template <int MODE, int MB>
__global__ __launch_bounds__(MWAVES * 64, RowsShape<MB>::OCC) void hamming_mfma_rows_kernel(
    const uint8_t* __restrict__ codes, int64_t n, const uint8_t* __restrict__ queries, int nq,
    const int32_t* __restrict__ tau, uint64_t* __restrict__ cand, int32_t* __restrict__ ccnt, int capc,
    int64_t chunk_rows, int64_t chunk_stride, int64_t tile_stride, int nchunks, const int32_t* __restrict__ rerun,
    const int32_t* __restrict__ qbflag, uint16_t* __restrict__ dv, int64_t dv_stride) {
  constexpr bool DENSE = MODE == MFMA_SAMPLE;
  constexpr int QPW = RowsShape<MB>::QPW;
  constexpr int NPR = RowsShape<MB>::NPR;
  constexpr bool SEEDREG = RowsShape<MB>::SEEDREG;
  if (qbflag && qbflag[0] == 0) return;
  __shared__ __attribute__((aligned(16))) uint8_t smem[RowsShape<MB>::SMEM];
  const int w = __builtin_amdgcn_readfirstlane(threadIdx.x >> 6);
  uint8_t* pk = smem + w * (NPR * PKT);
  int32_t* wbase = reinterpret_cast<int32_t*>(smem + MWAVES * NPR * PKT);
  int32_t* lcnt = wbase + w * QPW;
  int32_t* tq = wbase + MWAVES * QPW + w * QPW;
  int32_t* stg = wbase + 2 * MWAVES * QPW + w * (STG + 1);
  float* sd = reinterpret_cast<float*>(wbase + 2 * MWAVES * QPW + MWAVES * (STG + 1)) + w * MB * 32;
  const int l = lane_id();
  const int h = l >> 5, ri = l & 31;
  const int nb = gridDim.x, b = blockIdx.x;
  const int xcd = b & 7, slot = b >> 3, q8 = nb >> 3, r8 = nb & 7;
  const int L = (xcd < r8 ? xcd * (q8 + 1) : r8 * (q8 + 1) + (xcd - r8) * q8) + slot;
  const int chunk = L * MWAVES + w;
  if (chunk >= nchunks) return;
  const int64_t row0 = (int64_t)chunk * chunk_stride;
  const bool strided = tile_stride != RT;
  const int64_t row1 = strided ? n : (row0 + chunk_rows < n) ? row0 + chunk_rows : n;
  if (row0 >= row1) return;
  const int nrows = strided ? (int)chunk_rows : (int)(row1 - row0);
  const int ntiles = (nrows + RT - 1) / RT;
  const int nblk = 2 * ntiles;

  uint32_t doff[8];
#pragma unroll
  for (int i = 0; i < 8; ++i) {
    const int p = i * 64 + l;
    const int r = p >> 3, c = (p & 7) ^ ((r >> 1) & 7);
    doff[i] = (uint32_t)(r * 128 + c * 16);
  }
  auto issue = [&](int t) __attribute__((always_inline)) {
    uint8_t* buf = pk + (t % NPR) * PKT;
    const int64_t tr0 = row0 + (int64_t)t * tile_stride;
    if (tr0 + RT <= row1) {
      const uint8_t* base = codes + tr0 * 128;
#pragma unroll
      for (int i = 0; i < 8; ++i) {
        const uint8_t* src = base + doff[i];
        uint8_t* dst = buf + i * 1024;
        __builtin_amdgcn_global_load_lds(src, (__attribute__((address_space(3))) void*)dst, 16, 0, K1R_AUX);
      }
    } else {
#pragma unroll
      for (int i = 0; i < 8; ++i) {
        int64_t row = tr0 + (doff[i] >> 7);
        row = row < row1 ? row : row1 - 1;
        const uint8_t* src = codes + row * 128 + (doff[i] & 127);
        uint8_t* dst = buf + i * 1024;
        __builtin_amdgcn_global_load_lds(src, (__attribute__((address_space(3))) void*)dst, 16, 0, 0);
      }
    }
  };
  for (int t = 0; t < NPR && t < ntiles; ++t) issue(t);

  v4i A[MB][KS];
#pragma unroll
  for (int m = 0; m < MB; ++m) {
    const int q = 32 * m + ri;
    const bool qok = q < nq && (!rerun || rerun[q]);
    const uint32_t* qp = reinterpret_cast<const uint32_t*>(queries + (int64_t)(qok ? q : 0) * 128);
    int pc = 0;
#pragma unroll
    for (int s = 0; s < KS; ++s) {
      const uint32_t wd = qok ? qp[16 * h + s] : 0u;
      pc += __popc(wd);
      A[m][s] = unpack_query32(wd);
    }
    pc += __shfl_xor(pc, 32, 64);
    if (h == 0) tq[q] = DENSE ? 0 : qok ? tau[q] - pc : -0x40000000;
  }
#pragma unroll
  for (int m = 0; m < MB; ++m)
#pragma unroll
    for (int s = 0; s < KS; ++s) asm volatile("" : "+a"(A[m][s]));
  for (int i = l; i < QPW; i += 64) lcnt[i] = 0;
#pragma unroll
  for (int m = 0; m < MB; ++m)
    if (l < 32) {
      const int g = l & 15, hh = l >> 4;
      sd[m * 32 + l] = 0.5f * (float)tq[32 * m + (g & 3) + 8 * (g >> 2) + 4 * hh];
    }
  const uint32_t sd0 = lds_addr(sd) + (uint32_t)(h * 64), stg0 = lds_addr(stg);
  const uint32_t lc0 = lds_addr(lcnt), pk0 = lds_addr(pk);
  auto load_seed = [&](v16f& a, int m, auto SYNC) __attribute__((always_inline)) {
    v4i p0, p1, p2, p3;
    lds_read128(p0, sd0 + (uint32_t)(m * 128));
    lds_read128(p1, sd0 + (uint32_t)(m * 128 + 16));
    lds_read128(p2, sd0 + (uint32_t)(m * 128 + 32));
    lds_read128(p3, sd0 + (uint32_t)(m * 128 + 48));
    if constexpr (decltype(SYNC)::value)
      asm volatile("s_waitcnt lgkmcnt(0)" : "+v"(p0), "+v"(p1), "+v"(p2), "+v"(p3)::"memory");
    const v16i x = __builtin_shufflevector(__builtin_shufflevector(p0, p1, 0, 1, 2, 3, 4, 5, 6, 7),
                                           __builtin_shufflevector(p2, p3, 0, 1, 2, 3, 4, 5, 6, 7), 0, 1, 2, 3, 4,
                                           5, 6, 7, 8, 9, 10, 11, 12, 13, 14, 15);
    a = __builtin_bit_cast(v16f, x);
  };
  v16f seedv[SEEDREG ? MB : 1];
  v16f acc[2][MB];
  if constexpr (!DENSE) {
#pragma unroll
    for (int m = 0; m < MB; ++m) load_seed(SEEDREG ? seedv[SEEDREG ? m : 0] : acc[0][m], m, std::true_type{});
  }
  auto read_rows = [&](v4i (&d)[4], int blk) __attribute__((always_inline)) {
    const int r = 32 * (blk & 1) + ri;
    const uint32_t base = pk0 + (uint32_t)(((blk >> 1) % NPR) * PKT);
#pragma unroll
    for (int i = 0; i < 4; ++i) lds_read128(d[i], base + (uint32_t)(pk_slot(r, 4 * h + i) * 16));
  };
  auto wait_tiles = [&](int k) __attribute__((always_inline)) {
    if (k <= 0) wait_vm<0>();
    else if (k == 1) wait_vm<8>();
    else wait_vm<16>();
  };
  static_assert(NPR - 1 <= 2, "wait_tiles covers up to 2 tiles in flight");
  wait_tiles((ntiles < NPR ? ntiles : NPR) - 1);
  v4i rb[2][4];
  read_rows(rb[0], 0);
  asm volatile("s_waitcnt lgkmcnt(0)" : "+v"(rb[0][0]), "+v"(rb[0][1]), "+v"(rb[0][2]), "+v"(rb[0][3])::"memory");

  const int64_t qstride = (int64_t)nchunks * capc;
  uint64_t* const cbase = cand + (int64_t)chunk * capc;
  HitStage<ENT_V_BIAS, QPW> hs{stg0, lc0, cbase, qstride, capc, l};

  DenseMin<DENSE, MB, 1024> dmin;
  int pcs = 0;
  int pprev = 0;
  int hpb = 0x7fffffff;
  uint64_t hitm[MB];
#pragma unroll
  for (int m = 0; m < MB; ++m) hitm[m] = 0;
  auto nblock = [&](auto PAR, int blk) __attribute__((always_inline)) {
    constexpr int par = decltype(PAR)::value;
    if (par == 1 && blk + 1 < nblk) {
      const int t1 = (blk + 1) >> 1;
      const int last = t1 + NPR - 1 < ntiles ? t1 + NPR - 1 : ntiles - 1;
      wait_tiles(last - t1);
    }
    const int lr = blk * 32 + ri;
    static_for<0, KS>([&](auto S) {
      constexpr int s = decltype(S)::value;
      const uint32_t wd = (uint32_t)rb[par][s >> 2][s & 3];
      const v4i bfrag = unpack_row32(wd);
      static_for<0, MB>([&](auto M) {
        constexpr int m = decltype(M)::value;
        if constexpr (s == 0 && DENSE)
          acc[par][m] = mfma_fp4(A[m][s], bfrag, v16f{});
        else if constexpr (s == 0 && SEEDREG)
          acc[par][m] = mfma_fp4(A[m][s], bfrag, seedv[SEEDREG ? m : 0]);
        else
          acc[par][m] = mfma_fp4(A[m][s], bfrag, acc[par][m]);
        asm volatile("" : "+v"(acc[par][m]));
      });
      VRQ_SCHED_FENCE();
      if constexpr (s == 0)
        pcs = __popc(wd);
      else
        pcs += __popc(wd);
      if constexpr (DENSE && s >= 1 && s < 1 + MB) {
        if (blk > 0) dmin.fold(acc[par ^ 1][s - 1], s - 1, pprev, lr - 32 < nrows);
      }
      if constexpr (!DENSE && s >= 1 && s < 1 + MB) {
        constexpr int m = s - 1;
        const v16i bb = __builtin_bit_cast(v16i, acc[par ^ 1][m]);
        const int x0 = max(max(bb[0], bb[1]), bb[2]), x1 = max(max(bb[3], bb[4]), bb[5]);
        const int x2 = max(max(bb[6], bb[7]), bb[8]), x3 = max(max(bb[9], bb[10]), bb[11]);
        const int x4 = max(max(bb[12], bb[13]), bb[14]);
        hitm[m] = __ballot(max(max(max(x0, x1), x2), max(max(x3, x4), bb[15])) > hpb);
      }
      if constexpr (!DENSE && s == MB + 1) {
        uint64_t any = hitm[0];
#pragma unroll
        for (int m = 1; m < MB; ++m) any |= hitm[m];
        if (any) {
          const int lrp = lr - 32;
          const int pc = lrp < nrows && blk > 0 ? pprev : 0x40000000;
          const float hp = 0.5f * (float)pc;
          static_for<0, MB>([&](auto M) {
            constexpr int mm = decltype(M)::value;
            if (hitm[mm]) hs.block_hits(acc[par ^ 1][mm], mm, pc, hp);
          });
          if (hs.nst) hs.flush_all(row0 + (int64_t)(blk - 1) * 32);
        }
      }
      if constexpr (!DENSE && !SEEDREG && s >= MB + 2 && s < 2 * MB + 2)
        load_seed(acc[par ^ 1][s - MB - 2], s - MB - 2, std::false_type{});
      if constexpr (s == 8)
        if (blk + 1 < nblk) read_rows(rb[par ^ 1], blk + 1);
      VRQ_SCHED_FENCE();
    });
    pprev = pcs + __shfl_xor(pcs, 32, 64);
    hpb = __float_as_int(0.5f * (float)(lr < nrows ? pprev : 0x40000000));
    if constexpr (!DENSE && !SEEDREG) {
      static_assert(MB == 4, "re-seeded instance");
      asm volatile("s_waitcnt lgkmcnt(0)"
                   : "+v"(rb[par ^ 1][0]), "+v"(rb[par ^ 1][1]), "+v"(rb[par ^ 1][2]), "+v"(rb[par ^ 1][3]),
                     "+v"(acc[par ^ 1][0]), "+v"(acc[par ^ 1][1]), "+v"(acc[par ^ 1][2]), "+v"(acc[par ^ 1][3])::"memory");
    } else {
      asm volatile("s_waitcnt lgkmcnt(0)"
                   : "+v"(rb[par ^ 1][0]), "+v"(rb[par ^ 1][1]), "+v"(rb[par ^ 1][2]), "+v"(rb[par ^ 1][3])::"memory");
    }
    if (par == 0 && (blk >> 1) + NPR < ntiles) issue((blk >> 1) + NPR);
  };
  for (int blk = 0; blk < nblk; blk += 2) {
    nblock(std::integral_constant<int, 0>{}, blk);
    nblock(std::integral_constant<int, 1>{}, blk + 1);
  }
  {
    constexpr int par = 1;
    const int lr = (nblk - 1) * 32 + ri;
    if constexpr (DENSE) {
      static_for<0, MB>([&](auto M) { dmin.fold(acc[par][decltype(M)::value], decltype(M)::value, pprev, lr < nrows); });
    } else {
      const int pc = lr < nrows ? pprev : 0x40000000;
      const float hp = 0.5f * (float)pc;
      static_for<0, MB>([&](auto M) {
        constexpr int mm = decltype(M)::value;
        if (any_above(acc[par][mm], hp)) hs.block_hits(acc[par][mm], mm, pc, hp);
      });
      if (hs.nst) hs.flush_all(row0 + (int64_t)(nblk - 1) * 32);
    }
  }
  wait_lgkm0();
  if constexpr (DENSE)
    dmin.out(dv, dv_stride, (int64_t)chunk * 32 + ri, 0, h, nq);
  else
    for (int i = l; i < QPW; i += 64)
      if (i < nq && (!rerun || rerun[i])) ccnt[(int64_t)i * nchunks + chunk] = lcnt[i];
}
____________________
**What you need to do**
Out of the material above, select every line that holds the string "nchunks".

**Reply**
    int64_t chunk_rows, int64_t chunk_stride, int64_t tile_stride, int nchunks, const int32_t* __restrict__ rerun,
  if (chunk >= nchunks) return;
  const int64_t qstride = (int64_t)nchunks * capc;
      if (i < nq && (!rerun || rerun[i])) ccnt[(int64_t)i * nchunks + chunk] = lcnt[i];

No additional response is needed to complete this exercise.